Without a vote in the Senate on the Build Back Better Act, especially with continued objections to the legislation from Sen. Joe Manchin (D-W.Va.), communities across the country are understandably concerned about the climate impacts of inaction. With increasingly frequent and catastrophic floods, freezes, hurricanes, and fires – including the recent devastating fire in Colorado – we can’t wait to transition to a cleaner economy.
But there’s another equally important provision of Build Back Better that’s getting far less attention, despite the urgent need for it: A program to help people pay their water bills so they can avoid shutoffs.
Even before the pandemic, water bills across the country skyrocketed due to failing infrastructure, shrinking city populations, and a sobering decline in federal support for water infrastructure. An estimated 15 million people, mostly people of color struggling with poverty and unemployment, lost access to clean water because they couldn’t afford their bills. Moreover, studies find nearly 77 million Americans are served by unsafe drinking water, and drinking water systems that constantly violated the law for years were 40 percent more likely to occur in places with higher percentages of residents who were people of color.
Families across America — in farmworker communities, small rural communities, and our cities — have for years paid twice for water: Once for toxic tap water and a second time for bottled water. When a family’s water is shut off, it not only creates health risks, it can also lead to the loss of their home and, in some states, losing custody of their children. Like most injustices in this country, the brunt of affordability issues has been felt by communities of color.
The water crisis is not experienced equally across communities. Addressing the issue equitably requires recognizing the combined challenges of rising water bills, histories of environmental injustice, and the impacts of climate change disproportionately affect the existing and future water security of those at the margins.
Water unaffordability is on the rise. Between 2010 and 2015, the cost of household water services in some major cities increased more than 40 percent. There are fewer protections against water shutoffs than other utilities for periods of hardship or for vulnerable populations in the United States. Protections against disconnections in electricity during extreme weather are required in many jurisdictions, and assistance programs for electricity are in place.
Pandemic relief efforts including eviction and utility shutoff moratoriums and temporary assistance have largely worked to keep people in their homes and with access to critical utilities, including water. Most recently, the governor of New Jersey signed a bill, which passed unanimously, that extends temporary water shutoff protections through this season and creates water shutoff protections for every winter. In the immediate term, these moratoriums need to be extended and, to create sustainable change, permanent low-income water assistance programs need to be established at the federal level.
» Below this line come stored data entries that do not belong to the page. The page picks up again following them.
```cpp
extern "C" {
int64_t wiski_twolevel_refresh_workspace_bytes(int32_t r) {
  if (r < 1 || r > 512) return WISKI_E_BADARG;
  return tl_align((int64_t)TL_CHUNK_POINTS * r * 8) + 3 * tl_align((int64_t)r * r * 8) + 2 * tl_align((int64_t)r * 8) + tl_align(16);
}

int wiski_twolevel_refresh_f32(const wiski_grid* grid, const float* d_x, int64_t n, const float* d_scale, const double* d_V, int32_t kw, const int32_t* d_S,
                               int32_t r, const double* d_lam_unit, double kscale, double gscale, double* d_G, void* d_work, int64_t work_bytes, float* d_N,
                               const uint64_t* d_sticky, int32_t* d_bad,
                               void* stream) {
  if (!(gscale > 0)) return WISKI_E_BADARG;
  if (!grid || n < 0 || (n > 0 && !d_x) || !d_V || !d_S || r < 1 || r > 512 || !d_lam_unit || !d_G || !d_work || !d_N) return WISKI_E_BADARG;
  if (work_bytes < wiski_twolevel_refresh_workspace_bytes(r)) return WISKI_E_WORKSPACE;
  hipStream_t s = (hipStream_t)stream;
  char* w = (char*)d_work;
  double* F = (double*)w;                 w += tl_align((int64_t)TL_CHUNK_POINTS * r * 8);
  double* C = (double*)w;                 w += tl_align((int64_t)r * r * 8);
  double* Li = (double*)w;                w += tl_align((int64_t)r * r * 8);
  double* T = (double*)w;                 w += tl_align((int64_t)r * r * 8);
  double* lam = (double*)w;               w += tl_align((int64_t)r * 8);
  double* sq = (double*)w;                w += tl_align((int64_t)r * 8);
  const int nt32 = (r + 31) / 32, nt = nt32 * (nt32 + 1) / 2;
  int32_t* info = (int32_t*)w;
  for (int64_t p0 = 0; p0 < n; p0 += TL_CHUNK_POINTS) {
    const int64_t nc = n - p0 < TL_CHUNK_POINTS ? n - p0 : TL_CHUNK_POINTS;
    if (int rc = wiski_basis_project_f32(grid, d_x + p0 * grid->d, nc, d_V, kw, d_S, r, d_scale ? d_scale + p0 : nullptr, nullptr, nullptr, F, r, nullptr,
                                         nullptr, stream))
      return rc;
    int chunk = (int)((nc * nt + 383) / 384);
    chunk = (chunk + 31) & ~31;
    if (chunk < 256) chunk = 256;
    const int ny = (int)((nc + chunk - 1) / chunk);
    hipLaunchKernelGGL(k_gram_acc, dim3((unsigned)nt, (unsigned)ny), dim3(256), 0, s, (int)nc, (int)r, chunk, (const double*)F, (int64_t)r, d_G);
    if (hipGetLastError() != hipSuccess) return WISKI_E_LAUNCH;
  }
  if (int rc = wiski_woodbury_c(r, d_G, d_lam_unit, kscale * gscale, C, lam, sq, nullptr, stream)) return rc;
  if (hipMemsetAsync(info, 0, sizeof(int32_t), s) != hipSuccess) return WISKI_E_LAUNCH;
  {
    static const bool quiet = [] { const char* e = getenv("WISKI_TL_QUIET_POTRF"); return !(e && e[0] == '0'); }();
    if (quiet) wiski_potrf_quiet(1);
    const int rcp = wiski_potrf_inverse_f64(r, C, r, Li, r, info, stream);
    if (quiet) wiski_potrf_quiet(0);
    if (rcp) return rcp;
  }
  if (int rc = wiski_gemm_f64(1, 0, r, r, r, 1.0, Li, r, Li, r, 0.0, T, r, stream)) return rc;
  hipLaunchKernelGGL(k_tl_scale_cast, dim3((unsigned)((r * r + 255) / 256)), dim3(256), 0, s, (int)r, (const double*)T, (const double*)sq, 1.0 / gscale,
                     (const int32_t*)info, d_N, (const unsigned long long*)d_sticky, d_bad);
  return hipGetLastError() == hipSuccess ? WISKI_OK : WISKI_E_LAUNCH;
}
}
```

online_gp_amd/lazy/two_level.py:

```python
import ctypes

import numpy as np
import torch

from .. import _hip, grid_ops, settings

_SIDE = {}
_WORK = {}
KMAX = 32
MC_COLS = 64
MAXR = 480


def select_modes(D_host, kscale, rank):
    d = len(D_host)
    tops = [np.arange(len(D))[::-1][:KMAX] for D in D_host]
    lam = D_host[0][tops[0]]
    for q in range(1, d):
        lam = np.multiply.outer(lam, D_host[q][tops[q]])
    flat = lam.reshape(-1)
    r = int(min(rank, flat.size, MAXR))
    sel = np.argsort(-flat, kind="stable")[:r]
    sub = np.stack(np.unravel_index(sel, lam.shape))
    idx = np.stack([tops[q][sub[q]] for q in range(d)])
    order = np.lexsort(tuple(idx[q] for q in range(d - 1, -1, -1)))
    idx = idx[:, order]
    lam_sel = flat[sel][order] * kscale
    return idx.astype(np.int64), lam_sel
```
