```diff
@@ -733,7 +739,10 @@
         if (hit) list[n + lane_rank(m)] = (uint16_t)(eb + u * RP * S);
         n += __popcll(m);
       }
-    }
+    };
+    int y0r = 0;
+    for (; y0r + QU * RP <= H; y0r += QU * RP) trip(y0r, std::true_type{}, QU);
+    if (y0r < H) trip(y0r, std::false_type{}, (H - y0r + RP - 1) / RP);
     __syncthreads();
 #ifdef ORBX_FAST_PROBE
     if (th == ini) ts_mid = __builtin_amdgcn_s_memtime(), n_compass = n;
@@ -828,6 +837,11 @@
   }
 #endif
   }
+}
+
+template <int S, int RP, int N0>
+static auto fast_kernel(int nk) -> decltype(&k_fast<S, RP, N0>) {
+  return nk <= N0 ? k_fast<S, RP, N0> : k_fast<S, RP, N0 + 1>;
 }
 
 struct OctSmem {
@@ -1290,9 +1304,43 @@
 constexpr int kPatchRows = 2 * kPatchR + 1;
 constexpr int kPS = 80;
 constexpr int kDescLds = kPatchRows * kPS + 256;
-__constant__ uint8_t c_patch_slot[128] = {0,1,4,5,8,9,10,12,13,14,16,17,18,20,21,22,24,25,26,28,29,30,32,33,34,36,37,38,40,41,42,43,44,45,46,47,48,49,50,51,52,53,54,55,56,57,58,59,60,61,62,63,64,65,66,67,68,69,70,71,72,73,74,75,76,77,78,79,80,81,82,83,84,85,86,87,88,89,90,91,92,93,94,95,96,97,98,99,100,101,102,103,104,105,106,107,108,109,110,112,113,114,116,117,118,120,121,122,124,125,126,128,129,130,132,133,134,136,137,138,140,141,144,145,255,255,255,255};
-__constant__ int c_patch_hw[kPatchRows] = {6,  8,  10, 11, 12, 13, 14, 15, 16, 16, 17, 17, 18, 18, 18, 18, 18, 18, 18,
-                                           18, 18, 18, 18, 18, 18, 17, 17, 16, 16, 15, 14, 13, 12, 11, 10, 8,  6};
+struct PatchHW {
+  int v[kPatchRows];
+};
+constexpr PatchHW kPatchHW = {{6,  8,  10, 11, 12, 13, 14, 15, 16, 16, 17, 17, 18, 18, 18, 18, 18, 18, 18,
+                               18, 18, 18, 18, 18, 18, 17, 17, 16, 16, 15, 14, 13, 12, 11, 10, 8,  6}};
+__constant__ PatchHW c_patch_hw = kPatchHW;
+struct PatchSlots {
+  uint8_t e[128];
+};
+constexpr int patch_row_chunks(int r) {
+  int m = 0;
+  for (int a = 0; a < 16; a++) {
+    const int n = ((kPatchR + a + kPatchHW.v[r]) >> 4) - ((kPatchR + a - kPatchHW.v[r]) >> 4) + 1;
+    m = n > m ? n : m;
+  }
+  return m;
+}
+constexpr PatchSlots make_patch_slots() {
+  PatchSlots t{};
+  for (int s = 0; s < 128; s++) t.e[s] = 0xFF;
+  int n = 0, nrest = 0;
+  uint8_t rest[12] = {};
+  for (int ch = 0; ch < 4; ch++) {
+    int rows[kPatchRows] = {}, nr = 0;
+    for (int r = 0; r < kPatchRows; r++)
+      if (patch_row_chunks(r) > ch) rows[nr++] = r;
+    for (int q = 0; q + 4 <= nr; q += 4)
+      for (int i = 0; i < 4; i++) t.e[n++] = (uint8_t)(rows[q + i] << 2 | ch);
+    for (int q = nr & ~3; q < nr; q++) rest[nrest++] = (uint8_t)(rows[q] << 2 | ch);
+  }
+  for (int i = 0; i < nrest; i++) t.e[n++] = rest[i];
+  return t;
+}
+constexpr PatchSlots kPatchSlots = make_patch_slots();
+static_assert(kPatchSlots.e[123] != 0xFF && kPatchSlots.e[124] == 0xFF, "124 patch slots: two loads per lane");
+__constant__ PatchSlots c_patch_slot = kPatchSlots;
+const uint8_t* patch_slot_table() { return kPatchSlots.e; }
 
 #ifndef ORBX_DESC_K
 #define ORBX_DESC_K 8
@@ -1380,10 +1428,10 @@
   int srow[kPatchLd], skk[kPatchLd], shw[kPatchLd];
 #pragma unroll
   for (int k = 0; k < kPatchLd; k++) {
-    const int e = c_patch_slot[lane + 64 * k];
+    const int e = c_patch_slot.e[lane + 64 * k];
     srow[k] = e == 0xFF ? -1 : e >> 2;
     skk[k] = e & 3;
-    shw[k] = c_patch_hw[e == 0xFF ? 0 : e >> 2];
+    shw[k] = c_patch_hw.v[e == 0xFF ? 0 : e >> 2];
   }
   uint32_t pv[2][kPatchLd][4];
   int pdst[2][kPatchLd];
@@ -1554,9 +1602,9 @@
     for (int g = 0; g < Gh.n_fg; g++) {
       const Geometry::FastGroup& F = Gh.fg[g];
       if (F.c1 <= F.c0) continue;
-      auto kf = F.s == 40   ? (F.rp == 2 ? k_fast<40, 2> : k_fast<40, 1>)
-                : F.s == 48 ? (F.rp == 2 ? k_fast<48, 2> : k_fast<48, 1>)
-                            : k_fast<80, 1>;
+      auto kf = F.s == 40   ? (F.rp == 2 ? fast_kernel<40, 2, 2>(F.nk) : fast_kernel<40, 1, 2>(F.nk))
+                : F.s == 48 ? fast_kernel<48, 1, 2>(F.nk)
+                            : fast_kernel<80, 1, 4>(F.nk);
       hipLaunchKernelGGL(kf, fast_grid[g], dim3(64), F.smem, st, Gd, cells, B, g, fast_rm[g]);
     }
     T->end(ST_FAST, st);
diff --git a/orb_slam2_commit_amd/csrc/orbx_internal.h b/orb_slam2_commit_amd/csrc/orbx_internal.h
--- a/orb_slam2_commit_amd/csrc/orbx_internal.h
+++ b/orb_slam2_commit_amd/csrc/orbx_internal.h
@@ -50,6 +50,7 @@
   OctGroup og_all;
   struct FastGroup {
     int c0, c1, s, rp, tile_bytes, map_bytes, smem;
+    int nk;
   } fg[2];
   int n_fg;
   int rz_rows;
```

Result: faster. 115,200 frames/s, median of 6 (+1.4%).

If the Build Back Better Act no longer has a chance of survival in the Senate, then Congress must pass legislation that reduces the number of families without access to water. We cannot continue to ignore the problems that predated COVID-19’s exacerbation of infrastructure underinvestment, structural racism, and inequitable water policies.
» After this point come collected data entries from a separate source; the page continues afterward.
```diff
-    do {                                                                                                  \
-        const _Float16* const pp_ = ETh + xs[(T_) % NCH] + 16 * ((T_) / NCH) * P;                         \
-        fb[(T_) & 1][0] = frag_row(pp_);                                                                  \
-        fb[(T_) & 1][1] = frag_row(pp_ + RT * P);                                                         \
-    } while (0)
+            constexpr int A1N = MR + 7;
+            constexpr int A1G = GE2E_TF_A1_STRIDE;
+            float4 a1s = zero4(), a1c = zero4();
+            float a1q[2] = {0.f, 0.f};
+            float a1rn = 0.f;
+            h4 a1hi = {}, a1lo = {};
+            auto a1_slice = [&](auto kc, auto with_loads) __attribute__((always_inline)) {
+                constexpr int k = decltype(kc)::value;
+                if constexpr (decltype(with_loads)::value) GE2E_TF_XA_LOAD(k + XA0);
+                if constexpr (k < MR) {
+                    if (k < M) { a1s.x += R0[k].x; a1s.y += R0[k].y; a1s.z += R0[k].z; a1s.w += R0[k].w; }
+                } else if constexpr (k == MR) {
+                    a1c = scale4(a1s, inv_m);
+                } else if constexpr (k == MR + 1) {
+                    a1q[0] = dot4(a1c, a1c);
+                } else if constexpr (k == MR + 2) {
+                    a1q[1] = dot4(a1s, a1s);
+                } else if constexpr (k == MR + 3) {
+                    wave_sum_to_sgpr<2>(a1q);
+                } else if constexpr (k == MR + 4) {
+                    float rn, kap, nc;
+                    unit_stats_bf(a1q[0], eps_cos, eps_cos2, rn, kap, nc);
+                    if (!has_spk) { rn = 0.f; nc = 0.f; }
+                    sn_cur = has_spk ? fM * nc : 0.f;
+                    ss_cur = has_spk ? a1q[1] : 0.f;
+                    a1rn = rn;
+                } else if constexpr (k == MR + 5) {
+                    split4_scaled(a1c, a1rn * kSplitScale, a1hi, a1lo);
+                } else if constexpr (k == MR + 6) {
+                    const unsigned blk = (unsigned)(kslot >> 4) * (4u * NCH) + (unsigned)(lv_ >> 3);
+                    const unsigned vh = dact ? blk * 1024u + (unsigned)(((lv_ >> 1) & 3) * 16 + (kslot & 15)) * 16u + (unsigned)(lv_ & 1) * 8u : OOB;
+                    __builtin_amdgcn_raw_buffer_store_b64(__builtin_bit_cast(u32x2, a1hi), rsX, vh + XO.chr[buf], 0, 0);
+                    __builtin_amdgcn_raw_buffer_store_b64(__builtin_bit_cast(u32x2, a1lo), rsX, vh + XO.chr[buf] + 2048u * NCH, 0, 0);
+                }
+            };
+            if (have_cur && (!MERGE || !have_prev))
+                static_for<0, A1N>([&](auto kc) {
+                    a1_slice(kc, std::integral_constant<bool, !MERGE>{});
+                    __builtin_amdgcn_sched_barrier(0);
+                });
+            GE2E_PROF(0);
+            GE2E_TF_PRIO(1);
+
+            auto x_run = [&](auto with_a1) __attribute__((always_inline)) {
+                constexpr bool WA = decltype(with_a1)::value;
+                float* const XBk = khX ? XB1 : XB0;
+                const int fx = (4 * (l15 & 3) + ((4 - (l15 >> 2)) & 3)) & ((D % 128 == 0) ? 15 : 7);
+                int xs[NCH];
+#pragma unroll
+                for (int s2 = 0; s2 < NCH; ++s2) xs[s2] = l15 * P + (((4 * (khX * NCH + s2) + q) ^ fx) << 3);
+                constexpr int NACC = S_OUTER ? RBC : 2;
+                f32x4 acc[NACC];
+#pragma unroll
+                for (int a = 0; a < NACC; ++a) acc[a] = acc_zero4();
+                auto frag = [&](int off, h8 (&f)[2]) __attribute__((always_inline)) {
+                    const _Float16* const pp = ETh + off;
+                    f[0] = frag_row(pp);
+                    f[1] = frag_row(pp + RT * P);
+                };
+#define TF_X_ACC(RB_) acc[S_OUTER ? (RB_) : (RB_) & 1]
 #define TF_X_STORE(RB_)                                                                       \
     *reinterpret_cast<float4*>(XBk + (16 * (RB_) + l15) * XP + 16 * tX + 4 * q) =             \
-        make_float4(acc[(RB_) & 1][0], acc[(RB_) & 1][1], acc[(RB_) & 1][2], acc[(RB_) & 1][3])
-            TF_X_LOAD(0);
-#pragma unroll
-            for (int rb = 0; rb < RBC; ++rb) {
-                if (CT_X || rb < RBr) {
-                    acc[rb & 1] = acc_zero4();
-#pragma unroll
-                    for (int s = 0; s < NCH; ++s) {
-                        const int t = rb * NCH + s;
-                        if (t + 1 < RBC * NCH && (CT_X || t + 1 < RBr * NCH)) TF_X_LOAD(t + 1);
-                        mfma16x3(acc[rb & 1], xa[s][0], xa[s][1], fb[t & 1][0], fb[t & 1][1]);
-                        __builtin_amdgcn_sched_barrier(0);
+        make_float4(TF_X_ACC(RB_)[0], TF_X_ACC(RB_)[1], TF_X_ACC(RB_)[2], TF_X_ACC(RB_)[3])
+#define TF_X_MFMA(A_, B_, FIRST_)                                                             \
+    do {                                                                                      \
+        __builtin_amdgcn_sched_barrier(0);                                                    \
+        asm volatile("" ::"v"(cin));                                                          \
+        if constexpr (!(FIRST_)) cin = TF_X_ACC(rb);       \
+        mfma16(TF_X_ACC(rb), A_, B_);                                                         \
+    } while (0)
+#define TF_X_FILL(I_)                                                                         \
+    do {                                                                                      \
+        if constexpr (WA && (3 * t + (I_)) % A1G == 0 && (3 * t + (I_)) / A1G < A1N) {        \
+            __builtin_amdgcn_sched_barrier(0);                                                \
+            a1_slice(std::integral_constant<int, (3 * t + (I_)) / A1G>{}, std::true_type{});  \
+            asm volatile("" ::"v"(fc[0]), "v"(fc[1]), "v"(xa[s][0]), "v"(xa[s][1]));          \
+            __builtin_amdgcn_sched_barrier(0);                                                \
+        }                                                                                     \
+    } while (0)
+                h8 fc[2], fn[2];
+                f32x4 cin = acc_zero4();
+                if constexpr (WA) { a1s = zero4(); a1c = zero4(); a1q[0] = 0.f; a1q[1] = 0.f; a1rn = 0.f; }
+                frag(xs[0], fn);
+                static_for<0, NCH * RBC>([&](auto tc) {
+                    constexpr int t = decltype(tc)::value;
+                    constexpr int s = S_OUTER ? t / RBC : t % NCH, rb = S_OUTER ? t % RBC : t / NCH;
+                    if (CT_X || rb < RBr) {
+                        fc[0] = fn[0];
+                        fc[1] = fn[1];
+                        if constexpr (!S_OUTER) {
+                            if constexpr (s == 0) TF_X_ACC(rb) = acc_zero4();
+                            if constexpr (t + 1 < RBC * NCH) {
+                                if (t + 1 < RBr * NCH) frag(xs[(t + 1) % NCH] + 16 * ((t + 1) / NCH) * P, fn);
+                            }
+                        } else if constexpr (rb + 1 < RBC) {
+                            if constexpr (CT_X) frag(xs[s] + 16 * (rb + 1) * P, fn);
+                            else if constexpr (s + 1 < NCH) frag(rb + 1 < RBr ? xs[s] + 16 * (rb + 1) * P : xs[s + 1 < NCH ? s + 1 : s], fn);
+                            else { if (rb + 1 < RBr) frag(xs[s] + 16 * (rb + 1) * P, fn); }
+                        } else if constexpr (s + 1 < NCH) {
+                            frag(xs[s + 1 < NCH ? s + 1 : s], fn);
+                        }
+                        TF_X_MFMA(xa[s][0], fc[0], S_OUTER && s == 0);
                     }
-                    if (rb > 0) { TF_X_STORE(rb - 1); }
-                }
-            }
-            if (CT_X) { TF_X_STORE(RBT - 1); }
-            else {
-#pragma unroll
-                for (int rb = 0; rb < RBC; ++rb)
-                    if (rb == RBr - 1) { TF_X_STORE(rb); }
-            }
-#undef TF_X_LOAD
+                    TF_X_FILL(0);
+                    if (CT_X || rb < RBr) TF_X_MFMA(xa[s][0], fc[1], false);
+                    TF_X_FILL(1);
+                    if (CT_X || rb < RBr) {
+                        TF_X_MFMA(xa[s][1], fc[0], false);
+                        if constexpr (S_OUTER && s == NCH - 1 && rb > 0) { TF_X_STORE(rb > 0 ? rb - 1 : 0); }
+                        if constexpr (!S_OUTER && s == 0 && rb > 0) { TF_X_STORE(rb > 0 ? rb - 1 : 0); }
+                    }
+                    TF_X_FILL(2);
+                    __builtin_amdgcn_sched_barrier(0);
+                });
+                if constexpr (WA) static_for<(3 * NCH * RBC + A1G - 1) / A1G, A1N>([&](auto kc) { a1_slice(kc, std::true_type{}); });
+                if (CT_X) { TF_X_STORE(RBC - 1); }
+                else {
+#pragma unroll
+                    for (int rb = 0; rb < RBC; ++rb)
+                        if (rb == RBr - 1) { TF_X_STORE(rb); }
+                }
+                __builtin_amdgcn_sched_barrier(0);
+                asm volatile("" ::"v"(cin));
+#undef TF_X_MFMA
+#undef TF_X_FILL
+#undef TF_X_ACC
 #undef TF_X_STORE
-        }
-        };
-        phase_x();
+            };
+            if (have_prev) {
+                if (MERGE && have_cur) {
+                    x_run(std::integral_constant<bool, MERGE>{});
+                } else {
+                    if (!have_cur) static_for<XA0, 2 * NCH>([&](auto kc) { GE2E_TF_XA_LOAD(decltype(kc)::value); });
+                    x_run(std::false_type{});
+                }
+            }
+        }
+#undef GE2E_TF_XA_LOAD
         sc_flush();
         GE2E_PROF(1);
 
@@ -458,6 +531,13 @@
         GE2E_PROF(6);
         GE2E_TF_PRIO(3);
 
+        if constexpr (S_OUTER) {
+            int ln_ = lane;
+            asm volatile("" : "+v"(ln_));
+            const unsigned on = have_cur ? XO.chr[buf] + ((unsigned)tX * (4u * NCH) + (unsigned)khX * NCH) * 1024u + (unsigned)ln_ * 16u : OOB;
+            xa_lead[0] = bload_h8<AUX_L2>(rsX, on, 0);
+            xa_lead[1] = bload_h8<AUX_L2>(rsX, on + 2048u * NCH, 0);
+        }
         if (have_prev && tid == 0) {
             float l = 0.f, a = 0.f, c = 0.f;
 #pragma unroll
```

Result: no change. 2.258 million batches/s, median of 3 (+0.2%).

Quite bluntly, we cannot build back better without recognizing and addressing the intertwined relationship between water security, climate change, and racial and economic justice.
Congress should allocate funding for a pilot low-income water assistance program within EPA, an essential complement to water infrastructure investments that were missing from the previous bipartisan Infrastructure Investment and Jobs Act.
Although these legislative actions are vital, advocates know it is only the beginning. Support from Congress will be life-affirming and we will still need to combat the systemic issues in infrastructure and climate readiness.
It should go without saying, given this country’s past policies tinged with racism, that access to safe and affordable water is fundamental in lifting up Black, Brown, Indigenous, and low-income communities that continue to bear the brunt of climate change and the country’s failing water infrastructure.
Ensuring everyone has access to safe, affordable water is not simply the “right thing to do,” but essential to navigating resource scarcity and our overdue dedication to racial justice.